What is the brain aspect of the injury? Numerical information processing involves the parietal lobes and in a special way the intraparietal sulcus (IPS). It is a deep and winding groove in the cerebral cortex about 500 mm long. In recent years, evidence has accumulated that this area (IPS) plays an important role in developmental dyscalculia. The IPS is found to be damaged (fewer neurons, or a shorter and less deep groove) in populations suffering from math difficulties. We recently found that acquired brain damage (as a result of a stroke, or temporary damage) in the IPS is accompanied by a pattern similar to the pattern shown by a population diagnosed with developmental dyscalculia.
The impression is that basic-unique defects involving unique brain areas are at the base of developmental dyscalculia. However, it is clear that we still have a long way to go. Also, although there is evidence of a family context of developmental dyscalculia, the genetic factors involved are still unclear. Expanding and deepening the research in the coming years will deepen the understanding of the phenomenon, improve its diagnosis, enable its advancement, and point to possible treatment directions.

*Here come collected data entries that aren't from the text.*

template <int NT, int BTV, int NW, int PD, bool F8, bool ROWS = false, int DB = 1, int NS = 1>
__global__ __launch_bounds__(NW * 64) void k_proj_bwd_bf16_v3(const uint16_t *__restrict__ F, int nrows, int D,
                                                          const uint16_t *__restrict__ Wb, int PS, float *__restrict__ part,
                                                          int rows_per_split, int descend, int xcd_map,
                                                          const int32_t *__restrict__ rows = nullptr,
                                                          const int32_t *__restrict__ nrows_dev = nullptr,
                                                          const float *__restrict__ Wf = nullptr) {
  constexpr int NTH = NW * 64, MC = NW * 32;
  constexpr int ESZ = F8 ? 1 : 2;
  constexpr int FCH = MC * ESZ / 16;
  constexpr int FSB = MC * 2 + 32;
  constexpr int WSB = WsStride3<NT>::bytes;
  constexpr int FPT = BTV * FCH / NTH;
  constexpr int CBK = MC * ESZ / 256;
  static_assert(CBK >= 1 && BTV % 32 == 0 && (BTV * FCH) % NTH == 0, "tile must be whole 8-KB blocks");
  constexpr int WCH = NT * 2;
  constexpr int WPT = (BTV * WCH + NTH - 1) / NTH;
  extern __shared__ __attribute__((aligned(16))) unsigned char lds_bwd3[];
  constexpr int IMG = BTV * FSB + BTV * WSB;
  unsigned char *const Fs0 = lds_bwd3, *const Ws0 = lds_bwd3 + BTV * FSB;
  const int lane = threadIdx.x & 63, w = threadIdx.x >> 6;
  const int g = lane >> 4, i16 = lane & 15, qq = i16 >> 2, p = i16 & 3;
  int bx = blockIdx.x, by = blockIdx.y;
  if (xcd_map && gridDim.y % 8 == 0) {
    const int flat = blockIdx.x + gridDim.x * blockIdx.y, xcd = flat & 7, slot = flat >> 3;
    by = (slot / (int)gridDim.x) * 8 + xcd;
    bx = slot % (int)gridDim.x;
  }
  const int m0 = bx * MC;
  const int Deq = D * ESZ / 2, m0q = m0 * ESZ / 2;
  if constexpr (ROWS) {
    const int n = *nrows_dev;
    nrows = n < nrows ? n : nrows;
    rows_per_split = ((nrows + (int)gridDim.y - 1) / (int)gridDim.y + BTV - 1) / BTV * BTV;
  }
  const int tbeg = by * rows_per_split;
  int tend = tbeg + rows_per_split;
  if (tend > nrows) tend = nrows;
  const int ntiles = tend > tbeg ? (tend - tbeg + BTV - 1) / BTV : 0;
  static_assert(NW % NS == 0, "wave grid");
  constexpr int MTW = 2 * NS, NTW = (NT + NS - 1) / NS;
  const int wm = w / NS, wn = w % NS;
  f32x4 acc[MTW][NTW];
#pragma unroll
  for (int mt = 0; mt < MTW; ++mt)
#pragma unroll
    for (int nt = 0; nt < NTW; ++nt) acc[mt][nt] = f32x4{0.f, 0.f, 0.f, 0.f};
  uint4 freg[PD][FPT], wreg[PD][WPT];
  uint4 wreg2[ROWS ? PD : 1][WPT];
#define BWD3_ISSUE(ST, TILE)                                                                                             \
  {                                                                                                                      \
    int tile_ = (TILE);                                                                                                  \
    tile_ = tile_ < ntiles ? tile_ : ntiles - 1;                                                                         \
    const int t0 = tbeg + (descend ? (ntiles - 1 - tile_) : tile_) * BTV;                                                \
     \
    _Pragma("unroll") for (int x = 0; x < FPT; ++x) {                                                                    \
      const int pp = threadIdx.x + x * NTH, blk = pp >> 9;                                                               \
      if constexpr (ROWS) {                                                                                              \
        int tp = t0 + (blk / CBK) * 32 + ((pp & 511) >> 4);                                                              \
        tp = tp < tend ? tp : tend - 1;                                                                                  \
        const int item = rows[tp];                                                                                       \
        freg[ST][x] = *reinterpret_cast<const uint4 *>(F + ft_row(item, Deq) + (size_t)((m0q >> 7) + blk % CBK) * 4096 + \
                                                       (size_t)(pp & 15) * 8);                                           \
      } else {                                                                                                           \
        const size_t bidx = (size_t)((t0 >> 5) + blk / CBK) * (Deq >> 7) + (m0q >> 7) + blk % CBK;                       \
        { const i32x4_t v_ = ld_stream16<!F8>(F + bidx * 4096 + (size_t)(pp & 511) * 8);                                 \
          freg[ST][x] = make_uint4((unsigned)v_.x, (unsigned)v_.y, (unsigned)v_.z, (unsigned)v_.w); }                      \
      }                                                                                                                  \
    }                                                                                                                    \
    _Pragma("unroll") for (int x = 0; x < WPT; ++x) {                                                                    \
      int idx = threadIdx.x + x * NTH;                                                                                   \
      idx = idx < BTV * WCH ? idx : BTV * WCH - 1;                                                                       \
      const int tr = idx / WCH, ch = idx % WCH;                                                                          \
      int t = t0 + tr;                                                                                                   \
      t = t < tend ? t : tend - 1;                                                                                       \
      if constexpr (ROWS) {                                                                                              \
        const float *wr = Wf + (size_t)rows[t] * PS + ch * 8;                                                            \
        wreg[ST][x] = *reinterpret_cast<const uint4 *>(wr);                                                              \
        wreg2[ST][x] = *reinterpret_cast<const uint4 *>(wr + 4);                                                         \
      } else {                                                                                                           \
        wreg[ST][x] = *reinterpret_cast<const uint4 *>(Wb + (size_t)t * PS + ch * 8);                                    \
      }                                                                                                                  \
    }                                                                                                                    \
  }
#define BWD3_COMMIT(ST, TILE)                                                                                            \
  {                                                                                                                      \
    const int tile_ = (TILE);                                                                                            \
    unsigned char *const Fs = Fs0 + (DB == 2 ? (tile_ & 1) * IMG : 0), *const Ws = Ws0 + (DB == 2 ? (tile_ & 1) * IMG : 0); \
    const int t0 = tile_ < ntiles ? tbeg + (descend ? (ntiles - 1 - tile_) : tile_) * BTV : tend;                        \
    const bool part_ = t0 + BTV > tend;                 \
    _Pragma("unroll") for (int x = 0; x < FPT; ++x) {                                                                    \
      const int pp = threadIdx.x + x * NTH, blk = pp >> 9;                                                               \
      const int tr = (blk / CBK) * 32 + ((pp & 511) >> 4), ch = (blk % CBK) * 16 + (pp & 15);                            \
      uint4 v = freg[ST][x];                                                                                             \
      if (part_) {                                                                                                       \
        const uint32_t mk = (t0 + tr < tend) ? 0xffffffffu : 0u;                                                         \
        v.x &= mk; v.y &= mk; v.z &= mk; v.w &= mk;                                                                      \
      }                                                                                                                  \
      if constexpr (F8) {                                                                                                \
        uint4 lo, hi;                                                                                                    \
        fp8x4_to_bf16x4(v.x, lo.x, lo.y); fp8x4_to_bf16x4(v.y, lo.z, lo.w);                                              \
        fp8x4_to_bf16x4(v.z, hi.x, hi.y); fp8x4_to_bf16x4(v.w, hi.z, hi.w);                                              \
        *reinterpret_cast<uint4 *>(&Fs[tr * FSB + ((ch * 32) ^ ((tr & 8) << 4))]) = lo;                                  \
        *reinterpret_cast<uint4 *>(&Fs[tr * FSB + ((ch * 32 + 16) ^ ((tr & 8) << 4))]) = hi;                             \
      } else {                                                                                                           \
        *reinterpret_cast<uint4 *>(&Fs[tr * FSB + ((ch * 16) ^ ((tr & 8) << 4))]) = v;                                   \
      }                                                                                                                  \
    }                                                                                                                    \
    _Pragma("unroll") for (int x = 0; x < WPT; ++x) {                                                                    \
      const int idx = threadIdx.x + x * NTH, tr = idx / WCH, ch = idx % WCH;                                             \
      uint4 v = wreg[ST][x];                                                                                             \
      if constexpr (ROWS) {                                                                                              \
        const uint4 u = wreg2[ST][x];                                                                                    \
        v.x = (uint32_t)f2bf(__uint_as_float(v.x)) | ((uint32_t)f2bf(__uint_as_float(v.y)) << 16);                       \
        v.y = (uint32_t)f2bf(__uint_as_float(v.z)) | ((uint32_t)f2bf(__uint_as_float(v.w)) << 16);                       \
        v.z = (uint32_t)f2bf(__uint_as_float(u.x)) | ((uint32_t)f2bf(__uint_as_float(u.y)) << 16);                       \
        v.w = (uint32_t)f2bf(__uint_as_float(u.z)) | ((uint32_t)f2bf(__uint_as_float(u.w)) << 16);                       \
      }                                                                                                                  \
      if (part_) {                                                                                                       \
        const uint32_t mk = (t0 + tr < tend) ? 0xffffffffu : 0u;                                                         \
        v.x &= mk; v.y &= mk; v.z &= mk; v.w &= mk;                                                                      \
      }                                                                                                                  \
      if (idx < BTV * WCH) *reinterpret_cast<uint4 *>(&Ws[tr * WSB + ((tr & 8) << 4) + ch * 16]) = v;                    \
    }                                                                                                                    \
  }
  if (ntiles == 0) {
    float *slab0 = part + ((size_t)by * D + m0) * PS;
    for (int e = threadIdx.x; e < MC * PS; e += NTH) slab0[e] = 0.f;
    return;
  }
#pragma unroll
  for (int st = 0; st < PD; ++st) BWD3_ISSUE(st, st)
  for (int tile0 = 0; tile0 < ntiles; tile0 += PD) {
#pragma unroll
   for (int st = 0; st < PD; ++st) {
    if (DB == 1) __syncthreads();
    BWD3_COMMIT(st, tile0 + st)
    __syncthreads();
    BWD3_ISSUE(st, tile0 + st + PD)
    const unsigned char *const Fs = Fs0 + (DB == 2 ? ((tile0 + st) & 1) * IMG : 0), *const Ws = Ws0 + (DB == 2 ? ((tile0 + st) & 1) * IMG : 0);
#pragma unroll
    for (int kk = 0; kk < BTV / 32; ++kk) {
      const int rlo = kk * 32 + 8 * g + qq, rhi = rlo + 4;
      const int disp = (g & 1) << 7;
      bf16x8 a[MTW];
#pragma unroll
      for (int mt = 0; mt < MTW; ++mt) {
        const int cb = (((wm * MTW + mt) * 16 + 4 * p) * 2) ^ disp;
        bf16x4 lo = lds_tr16(reinterpret_cast<const uint16_t *>(&Fs[rlo * FSB + cb]));
        bf16x4 hi = lds_tr16(reinterpret_cast<const uint16_t *>(&Fs[rhi * FSB + cb]));
        a[mt] = __builtin_shufflevector(lo, hi, 0, 1, 2, 3, 4, 5, 6, 7);
      }
#pragma unroll
      for (int nt = 0; nt < NTW; ++nt) {
        if (NS > 1 && wn * NTW + nt >= NT) break;
        const int cb = ((wn * NTW + nt) * 16 + 4 * p) * 2 + disp;
        bf16x4 lo = lds_tr16(reinterpret_cast<const uint16_t *>(&Ws[rlo * WSB + cb]));
        bf16x4 hi = lds_tr16(reinterpret_cast<const uint16_t *>(&Ws[rhi * WSB + cb]));
        const bf16x8 b = __builtin_shufflevector(lo, hi, 0, 1, 2, 3, 4, 5, 6, 7);
#pragma unroll
        for (int mt = 0; mt < MTW; ++mt) acc[mt][nt] = __builtin_amdgcn_mfma_f32_16x16x32_bf16(a[mt], b, acc[mt][nt], 0, 0, 0);
      }
    }
   }
  }
#undef BWD3_ISSUE
#undef BWD3_COMMIT
  float *slab = part + ((size_t)by * D + m0) * PS;
#pragma unroll
  for (int mt = 0; mt < MTW; ++mt)
#pragma unroll
    for (int reg = 0; reg < 4; ++reg) {
      const int m = (wm * MTW + mt) * 16 + g * 4 + reg;
#pragma unroll
      for (int nt = 0; nt < NTW; ++nt)
        if (NS == 1 || wn * NTW + nt < NT) slab[(size_t)m * PS + (wn * NTW + nt) * 16 + i16] = acc[mt][nt][reg];
    }
}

Cognitive neuroscience is a relatively new field that deals with functions such as learning, perception, attention, language, memory, emotions and other cognitive functions that are included under the heading of higher mental functions. This science involves different fields of science such as neurology, physiology, psychiatry, psychology, linguistics. The purpose of the field is to understand higher cognitive functions and to understand their brain context. Cognitive neuroscience has advanced greatly due to the development of non-invasive methods for imaging brain functions (for example, functional brain imaging - fMRI).